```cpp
typedef struct { uint32_t stream, thr16; float scale; } mmbert_drop;
typedef struct {
    const float* key_bias; const int* bias_start; const int* seq_start; const int* seq_len; const unsigned* elem_base;
    const int* ftile_seq; const int* ftile_r0; const int* ftile_qshift; const int* ftile_qend;
    const int* qtile_seq; const int* qtile_r0; const int* qtile_qshift; const int* qtile_qend;
    const int* tile_seq; const int* tile_r0;
    const int* kv_len;
    int nftiles, nqtiles, ntiles, split, heads, pad_;
} mmbert_attn_layout;
typedef struct {
    const void* x;
    const void* Wqkv; const void* Wo; const void* W1; const void* W2;
    const float* bqkv; const float* bo; const float* b1; const float* b2; const float* ln1_g; const float* ln1_b; const float* ln2_g; const float* ln2_b;
    void* qkv; void* actx; float* lse; void* z1; void* y1; float* m1; float* r1; void* u ; void* g; void* z2; void* y2; float* m2; float* r2;
    const int* y2_rows;
    int* tile_queue;
    mmbert_drop att, h1, h2;
    int rows, H, I, ldx, ldy2; float ln_eps;
} mmbert_layer_fwd_args;
typedef struct {
    const void* dy; const int* dy_rows;
    const void* z2; const float* m2; const float* r2; const float* ln2_g; float* g_ln2_g; float* g_ln2_b; float* ln2_ws;
    const void* z1; const float* m1; const float* r1; const float* ln1_g; float* g_ln1_g; float* g_ln1_b; float* ln1_ws;
    const void* u; const void* qkv; const void* actx; const float* lse;
    const void* W2T; const void* W1T; const void* WoT; const void* WqkvT;
    void* dz2; void* dz2d ; void* du; void* dy1; void* dz1; void* dz1d ; void* dctx; void* dqkv; float* delta; void* dx;
    int* tile_queue;
    mmbert_drop att, h1, h2;
    int rows, H, I, lddy;
} mmbert_layer_bwd_args;
int mmbert_layer_fwd(mmbert_stream_t stream, const mmbert_attn_layout* layout, const mmbert_layer_fwd_args* a);
int mmbert_layer_bwd(mmbert_stream_t stream, const mmbert_attn_layout* layout, const mmbert_layer_bwd_args* a);
int mmbert_layer_struct_sizes(int* out );

void mmbert_set_deterministic(int on);
int mmbert_get_deterministic(void);
int mmbert_id_runs_sum_rows(mmbert_stream_t stream, const void* src, int src_bf16, int lds, const int64_t* ids, int n,
                            int H, int V, const int64_t* uni, int U, float* dst, int ldd);

int mmbert_adamw(mmbert_stream_t stream, float* p, float* g, float* m, float* v, void* p_bf16, const uint8_t* flags, size_t n,
                 double lr, double beta1, double beta2, double eps, double wd, int step, double gscale, int mode, int zero_grad);

int mmbert_adamw_devscale(mmbert_stream_t stream, float* p, float* g, float* m, float* v, void* p_bf16, const uint8_t* flags, size_t n,
                          double lr, double beta1, double beta2, double eps, double wd, int step, const float* coef, int mode, int zero_grad);

#define MMBERT_ADAMW_MAX_GROUPS 255
#define MMBERT_ADAMW_MAX_SLOTS 64
int mmbert_adamw_grouped(mmbert_stream_t stream, float* p, float* g, float* m, float* v, void* p_bf16, const uint8_t* flags,
                         const uint8_t* group_of_block, size_t n, const double* hyper, int ngroups, int step, double gscale,
                         const float* coef, int mode, int zero_grad);

#define MMBERT_GRAD_NORM_WORKSPACE 8192
int mmbert_grad_norm(mmbert_stream_t stream, const float* g, size_t n, const int64_t* segs, int nseg, double norm_type, double max_norm,
                     double gscale, void* workspace, float* out);
int mmbert_grad_scale(mmbert_stream_t stream, float* g, size_t n, const int64_t* segs, int nseg, const float* coef);

int mmbert_gelu_bwd(mmbert_stream_t stream, const void* dy, const void* u, void* du, size_t n);

int mmbert_cast_f32_bf16(mmbert_stream_t stream, const float* x, void* y, size_t n);
int mmbert_cast_bf16_f32(mmbert_stream_t stream, const void* x, float* y, size_t n);
int mmbert_transpose_cast(mmbert_stream_t stream, const float* src, void* dst, const void* descs, int ndesc, int total_tiles);
int mmbert_compact_rows(mmbert_stream_t stream, const int* rows32, const int64_t* rows64, int n, const int64_t* extra, int nextra, const int64_t* map,
                        int64_t* out64, int* out32);
int mmbert_compact_rows_inv(mmbert_stream_t stream, const int* rows32, const int64_t* rows64, int n, const int64_t* extra, int nextra, const int64_t* map,
                            int64_t* out64, int* out32, int64_t* inv_stamp, unsigned stamp);
int mmbert_scatter_rows_zero(mmbert_stream_t stream, int nseg, const void* const* src, void* const* dst, const long long* src_pitch,
                             const long long* dst_pitch, const int* row_bytes, const int64_t* inv_stamp, unsigned stamp, int nlist, int nrows);
int mmbert_gather_rows(mmbert_stream_t stream, int nseg, const void* const* src, void* const* dst, const long long* src_pitch, const long long* dst_pitch,
                       const int* row_bytes, const int* idx, int nrows);
int mmbert_transpose_bf16(mmbert_stream_t stream, const void* src, void* dst, const void* descs, int ndesc, int total_tiles);

#ifdef __cplusplus
}
#endif
#endif
```

### msa_amd/_lib.py

```python
from __future__ import annotations

import ctypes as C
import os

HERE = os.path.dirname(os.path.abspath(__file__))
LIB_PATH = os.environ.get("MMBERT_LIB_PATH") or os.path.join(HERE, "libmmbert_hip.so")

P, I, F, D, U32, SZ, U64 = C.c_void_p, C.c_int, C.c_float, C.c_double, C.c_uint32, C.c_size_t, C.c_uint64

SIGNATURES = {
    "mmbert_gemm_nt": (I, [P, P, I, P, I, P, I, I, I, I, I, P, P, I, P, I, P, I, F, P, U32, U32, F, P]),
    "mmbert_gemm_nt_force": (None, [I]),
    "mmbert_gemm_nt_describe": (I, [I, I, I, I, I, P]),
    "mmbert_gemm_nt_splitk": (I, [P, P, I, P, I, P, I, I, I, I, P, P, I]),
    "mmbert_gemm_nt_splitk_workspace": (SZ, [I, I, I]),
    "mmbert_gemm_tn_force_splits": (None, [I]),
    "mmbert_gemm_tn_force_one_launch": (None, [I]),
    "mmbert_gemm_tn_workspace": (SZ, [I, I, I, P]),
    "mmbert_gemm_tn": (I, [P, P, I, P, I, P, I, I, I, I, I, F, P, P, P]),
    "mmbert_gemm_tn_grouped_workspace": (SZ, [I, P, P, I, P]),
    "mmbert_gemm_tn_grouped": (I, [P, I, P, P, P, P, P, P, P, P, I, I, F, P, P]),
    "mmbert_gemm_tn_grouped_rows": (I, [P, I, P, P, P, P, P, P, P, P, P, I, P, F, P, P]),
    "mmbert_colsum": (I, [P, P, I, I, I, P, F, P]),
    "mmbert_rng_stream": (U32, [U64, U32]),
    "mmbert_dropout_thr16": (U32, [F]),
    "mmbert_dropout_mask": (I, [P, P, SZ, U32, U32]),
    "mmbert_mlm_mask": (I, [P, P, P, SZ, U32, U32, U32, C.c_int64, C.c_int64, C.c_int64, C.c_int64]),
    "mmbert_ln_fwd": (I, [P, P, I, P, P, I, P, I, I, P, P, F, P, P, U32, U32, F, I]),
    "mmbert_ln_bwd": (I, [P, P, I, P, P, I, P, P, P, P, I, I, P, I, P, P, I, P, P, P, U32, U32, F, U32, U32, F, P, P, I, I]),
    "mmbert_ln_bwd_reduce": (I, [P, I, P, P, P, P, I, I]),
    "mmbert_ln_bwd_reduce_rows": (I, [P, I, P, P, P, P, P, I]),
    "mmbert_ln_bwd_workspace": (SZ, [I, I]),
    "mmbert_embed_gather": (I, [P, P, P, P, P, P, I, I, I, I, P, I]),
    "mmbert_embed_scatter": (I, [P, P, P, P, I, I, I, I, I, P, P, P, P]),
    "mmbert_pair_proj_fwd": (I, [P, P, I, I, I, I, P, P, I, P, I, I]),
    "mmbert_pair_proj_bwd": (I, [P, P, I, I, I, I, P, P, I, I, P, P, I, P]),
    "mmbert_pair_proj_bwd_workspace": (SZ, [I, I, I, I]),
    "mmbert_attn_tile_rows": (I, [I]),
    "mmbert_attn_kv_len": (I, [P, P, P, P, I, P]),
    "mmbert_attn_fwd": (I, [P, P, P, P, P, P, I, I, P, P, P, P, P, I, U32, U32, F, P, P, P]),
    "mmbert_attn_fwd_first": (I, [P, P, P, P, P, I, I, P, P, P, I, P]),
    "mmbert_attn_probs_first": (I, [P, P, P, I, P, P, I, I, P, P, P, I, P]),
    "mmbert_attn_bwd": (I, [P, P, P, P, P, P, P, P, P, I, I, P, P, P, P, P, I, P, P, I, U32, U32, F, P, P, P, I, P]),
    "mmbert_attn_q_limit": (I, [P, P, I, P, I, P]),
    "mmbert_attn_dropout_mask": (I, [P, P, I, C.c_uint, I, U32, U32]),
    "mmbert_ce_fwd": (I, [P, P, I, I, P, I, P, I, P, P, P, I, P]),
    "mmbert_ce_bwd": (I, [P, P, I, I, P, I, P, I, P, P, P, P, I, P, I, I]),
    "mmbert_vocab_topk": (I, [P, P, I, I, I, I, I, P, P, P, P, P, P]),
    "mmbert_active_rows": (I, [P, P, I, I, P, P]),
    "mmbert_prologue": (I, [P, I, P, P, P, P, P, P, P, I, P, I, P, I, P, P, P, P, P, P, P, P]),
    "mmbert_split_rows": (I, [P, P, P, P, P, P, I, I, I, P, P, P, P, P]),
    "mmbert_heads_gate_fwd": (I, [P, P, P, P, P, I, I, P, P]),
    "mmbert_heads_loss_fwd": (I, [P, P, P, P, P, P, P, I, I, F, I, P, P, P, P, P, P, P, I, F, P, P]),
    "mmbert_heads_scale": (I, [P, P, SZ, P]),
    "mmbert_heads_seed": (I, [P, P, SZ, P, P, P, SZ, P, I, F]),
    "mmbert_heads_gate_bwd": (I, [P, P, P, P, P, P, P, I, I, P, P, P, P]),
    "mmbert_heads_tanh": (I, [P, P, SZ]),
    "mmbert_heads_tanh_bwd": (I, [P, P, P, P, SZ]),
    "mmbert_heads_colsum": (I, [P, I, P, P, P, P, P]),
    "mmbert_skinny_mm": (I, [P, I, P]),
    "mmbert_skinny_mm_workspace": (SZ, [I, P]),
    "mmbert_skinny_mm_ordered": (I, [P, I, P, P]),
    "mmbert_heads_step_struct_size": (I, []),
    "mmbert_heads_step_workspace": (SZ, [I, I]),
    "mmbert_heads_step_fwd": (I, [P, P]),
    "mmbert_heads_step_bwd": (I, [P, P]),
    "mmbert_heads_step_fwd_levels": (I, [P, P, I, I]),
    "mmbert_heads_step_bwd_levels": (I, [P, P, I, I]),
    "mmbert_heads_step_dmlm": (I, [P, P]),
    "mmbert_heads_predict": (I, [P, P]),
    "mmbert_heads_step_outputs": (I, [I, I, P, P]),
    "mmbert_layer_fwd": (I, [P, P, P]),
    "mmbert_layer_bwd": (I, [P, P, P]),
    "mmbert_layer_struct_sizes": (I, [P]),
    "mmbert_set_deterministic": (None, [I]),
    "mmbert_get_deterministic": (I, []),
    "mmbert_id_runs_sum_rows": (I, [P, P, I, I, P, I, I, I, P, I, P, I]),
    "mmbert_skinny_wgrad": (I, [P, I, P]),
    "mmbert_adamw": (I, [P, P, P, P, P, P, P, SZ, D, D, D, D, D, I, D, I, I]),
    "mmbert_adamw_devscale": (I, [P, P, P, P, P, P, P, SZ, D, D, D, D, D, I, P, I, I]),
    "mmbert_adamw_grouped": (I, [P, P, P, P, P, P, P, P, SZ, P, I, I, D, P, I, I]),
    "mmbert_grad_norm": (I, [P, P, SZ, P, I, D, D, D, P, P]),
    "mmbert_grad_scale": (I, [P, P, SZ, P, I, P]),
    "mmbert_gelu_bwd": (I, [P, P, P, P, SZ]),
    "mmbert_cast_f32_bf16": (I, [P, P, P, SZ]),
    "mmbert_cast_bf16_f32": (I, [P, P, P, SZ]),
    "mmbert_transpose_cast": (I, [P, P, P, P, I, I]),
    "mmbert_transpose_bf16": (I, [P, P, P, P, I, I]),
    "mmbert_gather_rows": (I, [P, I, P, P, P, P, P, P, I]),
    "mmbert_compact_rows": (I, [P, P, P, I, P, I, P, P, P]),
    "mmbert_compact_rows_inv": (I, [P, P, P, I, P, I, P, P, P, P, C.c_uint]),
    "mmbert_scatter_rows_zero": (I, [P, I, P, P, P, P, P, P, C.c_uint, I, I]),
    "mmbert_pack_i64": (I, [P, I, P, P, P, P, P]),
    "mmbert_rows_to_block": (I, [P, P, P, I, I, I, I, P, I, I, P]),
    "mmbert_split_layout": (I, [P, P, P, I, I, I, I, I, P]),
}

_lib = None


def load() -> C.CDLL:
    global _lib
    if _lib is not None:
        return _lib
    if not os.path.exists(LIB_PATH):
        raise RuntimeError(
            f"{LIB_PATH} not found: the MI355X kernels are not built and there is no CPU fallback. "
            "Run `python -m msa_amd.build` (needs hipcc) first.")
    lib = C.CDLL(LIB_PATH)
    for name, (res, args) in SIGNATURES.items():
        fn = getattr(lib, name)
        fn.restype = res
        fn.argtypes = args
    _lib = lib
    return lib


def check(code: int, what: str) -> None:
    if code != 0:
        raise RuntimeError(f"{what} failed with code {code} "
                           f"({'invalid argument' if code < 0 else 'hipError_t'})")
```

### msa_amd/csrc/attention.hip

```cpp
#include <cstdlib>
#include "common.h"
#include <type_traits>

#define LOG2E 1.4426950408889634f
#define LN2 0.6931471805599453f
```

### ABOUT THIS EXERCISE
Among the lines above, find those with the word "gscale". Copy them.

### REPLY TO THE TASK
                 double lr, double beta1, double beta2, double eps, double wd, int step, double gscale, int mode, int zero_grad);
                         const uint8_t* group_of_block, size_t n, const double* hyper, int ngroups, int step, double gscale,
                     double gscale, void* workspace, float* out);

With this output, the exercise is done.